Using the data below, show every line where the word "auto" occurs.

*** Opening of Data for review ***

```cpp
struct DevBuf {
    void *p = nullptr;
    size_t cap = 0;
    template <typename T> T *as() const { return reinterpret_cast<T *>(p); }
};
struct Slab {
    void *p = nullptr;
    size_t cap = 0;
};
struct HostBuf {
    void *p = nullptr;
    size_t cap = 0;
    template <typename T> T *as() const { return reinterpret_cast<T *>(p); }
};
struct Carve {
    struct Item { DevBuf *b; size_t off, bytes; };
    std::vector<Item> items;
    size_t total = 0;
    size_t add(DevBuf &b, size_t bytes) {
// ... 55 lines not shown
    DevBuf d_packed;
    int fetched_packed = -1;
    bool label_packed_ok = true;
    bool label_has2 = false;
    bool run_label_packed = false;
    bool labels_unpacked = false;
    DevBuf d_sort_tmp;
    DevBuf d_part_iv_off, d_part_rep_off, d_part_lane_off, d_iv_start, d_iv_end, d_pos_off, d_iv_part,
        d_rep_exon_off, d_rep_weight, d_ex_ts, d_ex_te, d_tile_desc, d_iv_tile0, d_blk_iv0, d_rb_part, d_rb_r0, d_rb_sum, d_rb_base, d_rb_max, d_rb_cmax,
        d_hc_part, d_hc_p0, d_hc_n, d_hc_glo, d_hc_ghi;
    DevBuf d_lane_ex, d_lane_start, d_lane_pmax, d_hc_llo, d_hc_lhi, d_key_a, d_key_b, d_val_a, d_val_b, d_rep_last;
    DevBuf d_lane_lx, d_lex, d_rb_esum, d_rb_ebase;
    i64 max_rep_exons = 0;
    DevBuf d_w_main, d_w_refine, d_h_table, d_thr_tab;
    DevBuf d_bits;
    DevBuf d_y_raw, d_y, d_v, d_scan_state, d_bsum, d_bsum_side, d_g, d_pk, d_pf, d_kp;
    int n_hist_chunks = 0;
    DevBuf d_voff, d_chunk_off, d_csum, d_mean, d_thr, d_label_off, d_part_has2;
    int n_rep_blocks = 0;
    DevBuf d_cand_off, d_cand_y, d_fixed0, d_added, d_fixed, d_chosen, d_final_off, d_final_y, d_final_pos, d_final_iv, d_col_thr,
        d_col_zero;
    DevBuf d_tile_defer;
    DevBuf d_blk_pre, d_tile_tot, d_seg_iv, d_seg_prev, d_rseg_c, d_cand_pn, d_cand_ll, d_cand_ln, d_cand_wide, d_prob_bs;
    DevBuf d_prob_iv, d_prob_start, d_prob_n, d_prob_pair_off, d_prob_tri_off, d_prob_flags, d_prob_chain,
        d_prob_cov_off, d_prob_lane_lo, d_prob_lane_n;
    DevBuf d_dp_items, d_solve_items, d_solve_desc, d_prob_desc, d_work_pc, d_cls_items, d_work_active, d_pair_thr, d_amb, d_out, d_cov;
    DevBuf d_wide_items;
    DevBuf d_wide_all;
    DevBuf d_dpx;
    i64 dpx_base[3] = {0, 0, 0}, dpx_stride[3] = {0, 0, 0}, dpx_n[3] = {0, 0, 0};
    int dpx_nm = 0, dpx_cnt[3] = {1, 1, 1};
// ... 298 lines not shown
        if (!dev_sync) return;
        for (int k = 1; k < ps.n_seg; ++k) if (dev_side(k)) (void)fork(ps.side_of[k]);
    };
    auto launch_fork_waiters = [&]() {
        if (!dev_sync) return;
        for (int k = 1; k < ps.n_seg; ++k) if (dev_side(k))
            hipLaunchKernelGGL(k_wait_word, dim3(1), dim3(64), 0, c->side[ps.side_of[k]], st, &sw->emit_gen, 1u, sync_gen, kSyncTicks);
    };
    const i64 avg_len = NPOS / (K > 0 ? K : 1);
    const int iv_threads = avg_len > 65536 ? 1024 : (avg_len > 16384 ? 256 : 64);
    int tile_grid = grid_for(c->n_tiles, 1, 16384);
    const i64 scan_nb = scan_blocks(NPOS);
    const int scan_grid = scan_nb > 0 ? (int)scan_nb : 1;
    u64 *scan_state = c->d_scan_state.as<u64>();
    const bool scan_single = scan_nb <= c->scan_single_max;
    int *bsum = scan_single ? nullptr : c->d_bsum.as<int>();
    int *bsum_side = scan_single ? nullptr : c->d_bsum_side.as<int>();
    auto scan_counts = [&](hipStream_t q, int *bs, const unsigned *flags, u64 *total_dev, i64 *off_last) {
        if (scan_single) return;
        hipLaunchKernelGGL(k_scan1, dim3(grid_for(scan_nb, 1, 4096)), dim3(256), 0, q, flags, NPOS, bs);
        hipLaunchKernelGGL(k_scan2, dim3(1), dim3(kScan2Threads), 0, q, bs, scan_nb, total_dev, off_last);
    };
    int work_grid = grid_for(c->work_cap, 1, 4096);
    ProblemArrays pr{c->d_prob_iv.as<int>(), c->d_prob_start.as<int>(), c->d_prob_n.as<int>(),
                     c->d_prob_pair_off.as<i64>(), c->d_prob_tri_off.as<i64>(), c->d_prob_flags.as<int>(),
                     c->d_prob_chain.as<int>(), c->d_prob_cov_off.as<i64>(), c->d_prob_lane_lo.as<int>(),
                     c->d_prob_lane_n.as<int>()};
    const int pg = grid_for(NPOS / 8 / kProbBlock + 1, 1, 1024);
    i64 *prob_bs = (c->prob_self_scan && !sized) ? nullptr : c->d_prob_bs.as<i64>();
    if (do_pre1) {
    {
        const i64 nw = 3 * (i64)flag_words(NPOS);
// ... 24 lines not shown
#undef FSEG_LAUNCH_SMOOTH
    end(ST_SMOOTH);
    {
    hipStream_t q = fork(0);
    if (stage_events && c->profile_all) (void)hipEventRecord(c->ev_b[ST_THRESHOLD], q);
    const bool thr_part_fits = c->max_part_pos <= (i64)kThrPartMaxChunks * 8192;
    const bool thr_part = thr_part_fits && (c->thr_part == 1 || (c->thr_part < 0 && n_part >= 64));
    if (thr_part) {
        c->paths[fseg_ctx::PATH_THR_PART] = 1;
        hipLaunchKernelGGL(k_thr_part, dim3(grid_for(n_part, 1, 4096)), dim3(512), 0, q, n_part, c->d_part_iv_off.as<i64>(), c->d_pos_off.as<i64>(), NPOS,
                           flag_pos_bits, c->d_y.as<double>(), c->d_v.as<double>(), c->P.variance_factor, c->d_mean.as<double>(), c->d_thr.as<double>());
    } else {
    c->paths[fseg_ctx::PATH_THR_PART] = 0;
    scan_counts(q, bsum_side, flag_pos_bits, &st->n_vals, nullptr);
    hipLaunchKernelGGL(k_scan_emit<kEmitValues>, dim3(scan_grid), dim3(256), 0, q, flag_pos_bits, NPOS,
                       bsum_side, scan_state, &st->n_vals, (i64 *)nullptr, &st->err, c->d_y.as<double>(), c->d_v.as<double>(), K, c->d_pos_off.as<i64>(),
                       c->d_iv_start.as<int>(), c->d_blk_iv0.as<int>(), (int *)nullptr, (int *)nullptr, (i64 *)nullptr,
                       c->force_scan_stall ? 1 : 0, (int *)nullptr);
    hipLaunchKernelGGL(k_voff, dim3(grid_for(n_part + 1, 1, 2048)), dim3(64), 0, q, n_part, c->d_part_iv_off.as<i64>(),
                       c->d_pos_off.as<i64>(), NPOS, flag_pos_bits, bsum_side, scan_state, &st->n_vals,
                       c->d_voff.as<i64>());
    hipLaunchKernelGGL(k_vplan, dim3(1), dim3(256), 0, q, n_part, c->d_part_iv_off.as<i64>(), c->d_pos_off.as<i64>(), NPOS,
                       c->d_voff.as<i64>(), c->d_chunk_off.as<i64>(), st, c->chunk_cap);
    int chunk_grid = grid_for(c->chunk_cap, 1, 4096);
    double *csum0 = c->d_csum.as<double>(), *csum1 = csum0 + c->chunk_cap;
    for (int pass = 0; pass < 2; ++pass)
        hipLaunchKernelGGL(k_vsum_chunks, dim3(chunk_grid), dim3(512), 0, q, n_part, c->d_voff.as<i64>(),
                           c->d_chunk_off.as<i64>(), c->d_v.as<double>(), csum0, pass, pass ? csum1 : csum0, c->chunk_cap);
    hipLaunchKernelGGL(k_vsum_part, dim3(grid_for(n_part, 64, 1024)), dim3(64), 0, q, n_part, c->d_voff.as<i64>(),
                       c->d_chunk_off.as<i64>(), csum0, csum1, c->P.variance_factor, c->d_mean.as<double>(),
                       c->d_thr.as<double>(), c->chunk_cap);
    }
    if (stage_events && c->profile_all) (void)hipEventRecord(c->ev_e[ST_THRESHOLD], q);
    }
    begin(ST_CANDIDATES);
    hipLaunchKernelGGL(k_peaks_edges, dim3(grid_for(c->n_tiles, 256, 4096)), dim3(256), 0, s, c->n_tiles, c->d_tile_desc.as<TileDesc>(),
                       c->d_tile_defer.as<int>(), c->d_y.as<double>(), flag_cand_bits, c->d_part_has2.as<int>(), n_part);
    scan_counts(s, bsum, flag_cand_bits, &st->n_cand, c->d_cand_off.as<i64>() + K);
    hipLaunchKernelGGL(k_scan_emit<kEmitPositions>, dim3(scan_grid), dim3(256), 0, s, flag_cand_bits, NPOS,
                       bsum, scan_state + scan_nb, &st->n_cand, c->d_cand_off.as<i64>() + K, &st->err, (const double *)nullptr, (double *)nullptr, K, c->d_pos_off.as<i64>(),
                       c->d_iv_start.as<int>(), c->d_blk_iv0.as<int>(), c->d_cand_y.as<int>(), (int *)nullptr,
                       c->d_cand_off.as<i64>(), 0, (int *)nullptr);
    end(ST_CANDIDATES);
    join(0);
    early_fork();
    begin(ST_FIX);
    c->paths[fseg_ctx::PATH_IV_THREADS] = iv_threads;
    hipLaunchKernelGGL(k_fix, dim3(grid_for(K, 1, 8192)), dim3(iv_threads), 0, s, K, c->d_pos_off.as<i64>(),
                       c->d_iv_part.as<int>(), c->d_cand_off.as<i64>(), c->d_cand_y.as<int>(), c->d_y.as<double>(),
                       c->d_thr.as<double>(), c->P.max_problem_size, c->d_fixed0.as<unsigned char>(),
                       c->d_added.as<unsigned char>(), c->d_fixed.as<unsigned char>(), c->d_chosen.as<unsigned char>(),
                       c->d_cand_pn.as<int>(), c->d_seg_iv.as<int>(), st);
    i64 *range_bs = prob_bs;
    hipLaunchKernelGGL(k_prob_range, dim3(pg), dim3(kRangeThreads), 0, s, st, c->d_cand_pn.as<int>(),
                       c->d_seg_iv.as<int>(), c->d_cand_y.as<int>(), c->d_iv_part.as<int>(), c->d_iv_start.as<int>(),
// ... 332 lines not shown
                               pr, c->d_prob_desc.as<ProbDesc>(), c->prob_cap, c->d_cand_y.as<int>(), c->d_out.as<unsigned>(),
                               c->tri_cap, c->d_amb.as<unsigned>(), c->d_pair_thr.as<int2>(), c->pair_cap,
                               c->P.min_read_support_outside, c->d_chosen.as<unsigned char>(), c->nm_giant,
                               c->d_giant.as<unsigned char>(), (i64)giant_scratch_bytes(c->nm_giant));
    }
    end(ST_DP); begin(ST_REFINE);
    hipLaunchKernelGGL(k_segments, dim3(grid_for(K, 1, 8192)), dim3(iv_threads), 0, s, K, c->d_pos_off.as<i64>(),
                       c->d_cand_off.as<i64>(), c->d_cand_y.as<int>(), c->d_y_raw.as<int>(), c->d_blk_pre.as<int>(), c->d_tile_tot.as<int>(), c->d_iv_tile0.as<int>(),
                       c->d_chosen.as<unsigned char>(), flag_final_bits, c->d_rseg_c.as<int>(),
                       c->d_seg_prev.as<int>(), st);
    hipLaunchKernelGGL(k_refine, dim3(2048), dim3(64), 0, s, st, c->d_seg_iv.as<int>(), c->d_rseg_c.as<int>(),
                       c->d_seg_prev.as<int>(), c->d_cand_y.as<int>(), c->d_pos_off.as<i64>(), c->d_y_raw.as<int>(),
                       c->d_w_refine.as<double>(), c->P.radius_refine, c->P.sigma, c->d_g.as<double>(), c->d_pk.as<int>(),
                       c->d_pf.as<unsigned char>(), c->d_kp.as<unsigned char>(), flag_final_bits);
    end(ST_REFINE); begin(ST_FINAL);
    scan_counts(s, bsum, flag_final_bits, &st->n_final, c->d_final_off.as<i64>() + K);
    hipLaunchKernelGGL(k_scan_emit<kEmitPositions>, dim3(scan_grid), dim3(256), 0, s, flag_final_bits,
                       NPOS, bsum, scan_state + 2 * scan_nb, &st->n_final, c->d_final_off.as<i64>() + K, &st->err, (const double *)nullptr, (double *)nullptr, K, c->d_pos_off.as<i64>(),
                       c->d_iv_start.as<int>(), c->d_blk_iv0.as<int>(), c->d_final_y.as<int>(), c->d_final_pos.as<int>(),
                       c->d_final_off.as<i64>(), 0, c->d_final_iv.as<int>());
    hipLaunchKernelGGL(k_label_cols, dim3(grid_for(NPOS / 8 + 1, 256, 2048)), dim3(256), 0, s, K, c->d_final_off.as<i64>(),
                       c->d_final_y.as<int>(), c->d_final_iv.as<int>(), c->d_iv_part.as<int>(), c->d_h_table.as<double>(), c->P.h_len,
                       c->P.threshold_rate, c->d_thr_tab.as<int2>(), c->d_col_thr.as<int2>(), c->d_col_zero.as<unsigned char>(),
                       c->d_part_has2.as<int>(), n_part, c->d_part_iv_off.as<i64>(), c->d_part_rep_off.as<i64>(),
                       c->d_label_off.as<i64>(), st, c->label_cap);
    end(ST_FINAL);
    }
    if (do_post2) {
    begin(ST_LABEL);
    if (c->label_cap > 0) {
        c->run_label_packed = lab_packed; c->labels_unpacked = false;
        c->paths[fseg_ctx::PATH_LABEL_PACKED] = lab_packed;
        if (lab_packed) {
// ... 551 lines not shown
        }
    }
    int hist_chunk = hist_packed ? kHistChunk16 : kHistChunk;
    while (hist_chunk > 1024 && NPOS / hist_chunk < 512) hist_chunk >>= 1;
    i64 n_chunks = 0;
    {
        i64 k = 0, pos = 0;
        for (int p = 0; p < np; ++p) {
            i64 Pp = 0;
            for (k = b->part_iv_off[p]; k < b->part_iv_off[p + 1]; ++k) Pp += (i64)b->iv_end[k] - b->iv_start[k] + 1;
            n_chunks += (Pp + hist_chunk - 1) / hist_chunk;
            pos += Pp;
        }
        (void)pos;
    }
    const i64 nb = scan_blocks(NPOS);
    if (n_tiles >= 0x7fffffffLL || n_chunks >= 0x7fffffffLL) return fail(c, FSEG_ERR_UNSUPPORTED, "batch too large");
    Carve in;
    in.add(c->d_part_iv_off, ((size_t)np + 1) * 8);
    in.add(c->d_part_rep_off, ((size_t)np + 1) * 8);
    in.add(c->d_part_lane_off, ((size_t)np + 1) * 8);
    in.add(c->d_iv_start, (size_t)K * 4);
    in.add(c->d_iv_end, (size_t)K * 4);
    in.add(c->d_pos_off, ((size_t)K + 1) * 8);
    in.add(c->d_iv_part, (size_t)K * 4);
    in.add(c->d_iv_tile0, (size_t)K * 4);
    in.add(c->d_tile_desc, (size_t)n_tiles * sizeof(TileDesc));
    in.add(c->d_blk_iv0, ((size_t)nb + 1) * 4);
    in.add(c->d_rb_part, (size_t)n_rep_blocks * 4);
    in.add(c->d_rb_r0, (size_t)n_rep_blocks * 4);
    in.add(c->d_hc_part, (size_t)n_chunks * 4);
    in.add(c->d_hc_p0, (size_t)n_chunks * 8);
    in.add(c->d_hc_n, (size_t)n_chunks * 4);
    in.add(c->d_hc_glo, (size_t)n_chunks * 4);
    in.add(c->d_hc_ghi, (size_t)n_chunks * 4);
    in.add(c->d_rep_exon_off, ((size_t)R + 1) * 8);
    in.add(c->d_rep_weight, (size_t)R * 4);
    in.add(c->d_ex_ts, (size_t)I * 4 + kExonPad);
    in.add(c->d_ex_te, (size_t)I * 4 + kExonPad);
    const size_t up_bytes = in.total;
    in.add(c->d_lane_ex, (size_t)lanes * 16);
    in.add(c->d_lane_start, (size_t)lanes * 4);
    in.add(c->d_lane_pmax, (size_t)lanes * 4);
// ... 25 lines not shown
        int *h_blk = reinterpret_cast<int *>(host_of(c->d_blk_iv0));
        int *h_rb_part = reinterpret_cast<int *>(host_of(c->d_rb_part)), *h_rb_r0 = reinterpret_cast<int *>(host_of(c->d_rb_r0));
        int *h_hc_part = reinterpret_cast<int *>(host_of(c->d_hc_part)), *h_hc_n = reinterpret_cast<int *>(host_of(c->d_hc_n));
        int *h_hc_glo = reinterpret_cast<int *>(host_of(c->d_hc_glo)), *h_hc_ghi = reinterpret_cast<int *>(host_of(c->d_hc_ghi));
        i64 *h_hc_p0 = reinterpret_cast<i64 *>(host_of(c->d_hc_p0));
        h_pos_off[0] = 0; h_lane_off[0] = 0; c->max_part_lanes = 0; c->max_part_pos = 0;
        i64 t = 0, rb = 0, ch = 0, l = 0, bq = 0;
        for (int p = 0; p < np; ++p) {
            const i64 k0 = b->part_iv_off[p], k1 = b->part_iv_off[p + 1];
            for (i64 k = k0; k < k1; ++k) {
                const i64 len = (i64)b->iv_end[k] - b->iv_start[k] + 1;
                h_iv_part[k] = p;
                h_pos_off[k + 1] = h_pos_off[k] + len;
                h_iv_tile0[k] = (int)t;
                for (i64 y = 0; y < len; y += kSmoothTile) h_tile[t++] = TileDesc{h_pos_off[k], (int)y, (int)len};
                for (; bq < nb && bq * kScanBlock < h_pos_off[k + 1]; ++bq) h_blk[bq] = (int)k;
            }
            for (i64 r = b->part_rep_off[p]; r < b->part_rep_off[p + 1]; r += 256) { h_rb_part[rb] = p; h_rb_r0[rb] = (int)r; ++rb; }
            for (i64 r = b->part_rep_off[p]; r < b->part_rep_off[p + 1]; ++r) l += b->rep_weight[r];
            h_lane_off[p + 1] = l;
            if (l - h_lane_off[p] > c->max_part_lanes) c->max_part_lanes = l - h_lane_off[p];
            const i64 P0 = h_pos_off[k0], P1 = h_pos_off[k1];
            if (P1 - P0 > c->max_part_pos) c->max_part_pos = P1 - P0;
            i64 k = k0;
            for (i64 q0 = P0; q0 < P1; q0 += hist_chunk) {
                const i64 q1 = std::min<i64>(q0 + hist_chunk, P1) - 1;
                while (h_pos_off[k + 1] <= q0) ++k;
                i64 kk = k;
                while (h_pos_off[kk + 1] <= q1) ++kk;
                h_hc_part[ch] = p; h_hc_p0[ch] = q0; h_hc_n[ch] = (int)(q1 - q0 + 1);
                h_hc_glo[ch] = b->iv_start[k] + (int)(q0 - h_pos_off[k]);
                h_hc_ghi[ch] = b->iv_start[kk] + (int)(q1 - h_pos_off[kk]);
                ++ch;
            }
        }
        h_blk[nb] = (int)(K - 1);
    }
    const double t_tables = tk.ms();
    memcpy(host_of(c->d_part_iv_off), b->part_iv_off, ((size_t)np + 1) * 8);
    memcpy(host_of(c->d_part_rep_off), b->part_rep_off, ((size_t)np + 1) * 8);
    memcpy(host_of(c->d_iv_start), b->iv_start, (size_t)K * 4);
    memcpy(host_of(c->d_iv_end), b->iv_end, (size_t)K * 4);
    memcpy(host_of(c->d_rep_exon_off), b->rep_exon_off, ((size_t)R + 1) * 8);
    memcpy(host_of(c->d_rep_weight), b->rep_weight, (size_t)R * 4);
    memcpy(host_of(c->d_ex_ts), b->ex_ts, (size_t)I * 4);
    memcpy(host_of(c->d_ex_te), b->ex_te, (size_t)I * 4);
    const double t_copy = tk.ms();
    c->n_part = np; c->K = K; c->R = R; c->I = I; c->NPOS = NPOS; c->LANES = lanes; c->expanded = expanded;
    if (c->max_part_lanes > lanes) c->max_part_lanes = lanes;
    c->n_tiles = (int)n_tiles; c->n_hist_chunks = (int)n_chunks; c->hist_packed = hist_packed; c->n_rep_blocks = (int)n_rep_blocks; c->max_rep_exons = max_rep_exons;
    c->part_iv_off.assign(b->part_iv_off, b->part_iv_off + np + 1);
// ... 46 lines not shown
        }
    }
    hipLaunchKernelGGL(k_hist_ranges, dim3(grid_for(n_chunks, 256, 4096)), dim3(256), 0, s, (int)n_chunks, c->d_hc_part.as<int>(),
                       c->d_hc_glo.as<int>(), c->d_hc_ghi.as<int>(), c->d_part_lane_off.as<i64>(), c->d_lane_start.as<int>(),
                       c->d_lane_pmax.as<int>(), c->d_hc_llo.as<i64>(), c->d_hc_lhi.as<i64>());
    HIP_TRY(c, hipMemcpyAsync(c->h_prep, c->d_prep.p, sizeof(PrepStatus), hipMemcpyDeviceToHost, s));
    HIP_TRY(c, hipGetLastError());
    {
        const size_t np8 = (size_t)NPOS + 64;
        auto atleast = [](i64 &cap, i64 v) { if (cap < v) cap = v; };
        atleast(c->chunk_cap, NPOS / 8192 + np + 8);
        Carve cv;
        cv.add(c->d_y_raw, np8 * 4); cv.add(c->d_y, np8 * 8); cv.add(c->d_bits, 3 * flag_words(np8) * 4);
        cv.add(c->d_v, np8 * 8);
        cv.add(c->d_scan_state, ((size_t)nb * 3 + 1) * 8);
        cv.add(c->d_bsum, ((size_t)nb + 2) * 4);
        cv.add(c->d_bsum_side, ((size_t)nb + 2) * 4);
        cv.add(c->d_g, np8 * 8); cv.add(c->d_pk, np8 * 4); cv.add(c->d_pf, np8); cv.add(c->d_kp, np8);
        cv.add(c->d_part_has2, ((size_t)np + 1) * 4);
        cv.add(c->d_tile_tot, ((size_t)n_tiles + 1) * 4);
        cv.add(c->d_blk_pre, ((size_t)n_tiles + 1) * (kSmoothTile / kSumBlock) * 4);
        cv.add(c->d_tile_defer, ((size_t)n_tiles + 1) * 4);
        cv.add(c->d_voff, ((size_t)np + 2) * 8); cv.add(c->d_chunk_off, ((size_t)np + 2) * 8);
        cv.add(c->d_mean, ((size_t)np + 1) * 8); cv.add(c->d_thr, ((size_t)np + 1) * 8);
        cv.add(c->d_label_off, ((size_t)np + 2) * 8);
        cv.add(c->d_csum, (size_t)c->chunk_cap * 16);
        cv.add(c->d_cand_off, ((size_t)K + 2) * 8); cv.add(c->d_final_off, ((size_t)K + 2) * 8);
        cv.add(c->d_cand_y, np8 * 4); cv.add(c->d_fixed0, np8); cv.add(c->d_added, np8);
        cv.add(c->d_fixed, np8); cv.add(c->d_chosen, np8);
        cv.add(c->d_final_y, np8 * 4); cv.add(c->d_final_pos, np8 * 4); cv.add(c->d_final_iv, np8 * 4); cv.add(c->d_col_thr, np8 * 8); cv.add(c->d_col_zero, np8);
        cv.add(c->d_seg_iv, np8 * 4); cv.add(c->d_seg_prev, np8 * 4); cv.add(c->d_rseg_c, np8 * 4);
// ... 579 lines not shown
```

*** Close of Data for review ***

◆ **Task answer**
    auto launch_fork_waiters = [&]() {
    auto scan_counts = [&](hipStream_t q, int *bs, const unsigned *flags, u64 *total_dev, i64 *off_last) {
        auto atleast = [](i64 &cap, i64 v) { if (cap < v) cap = v; };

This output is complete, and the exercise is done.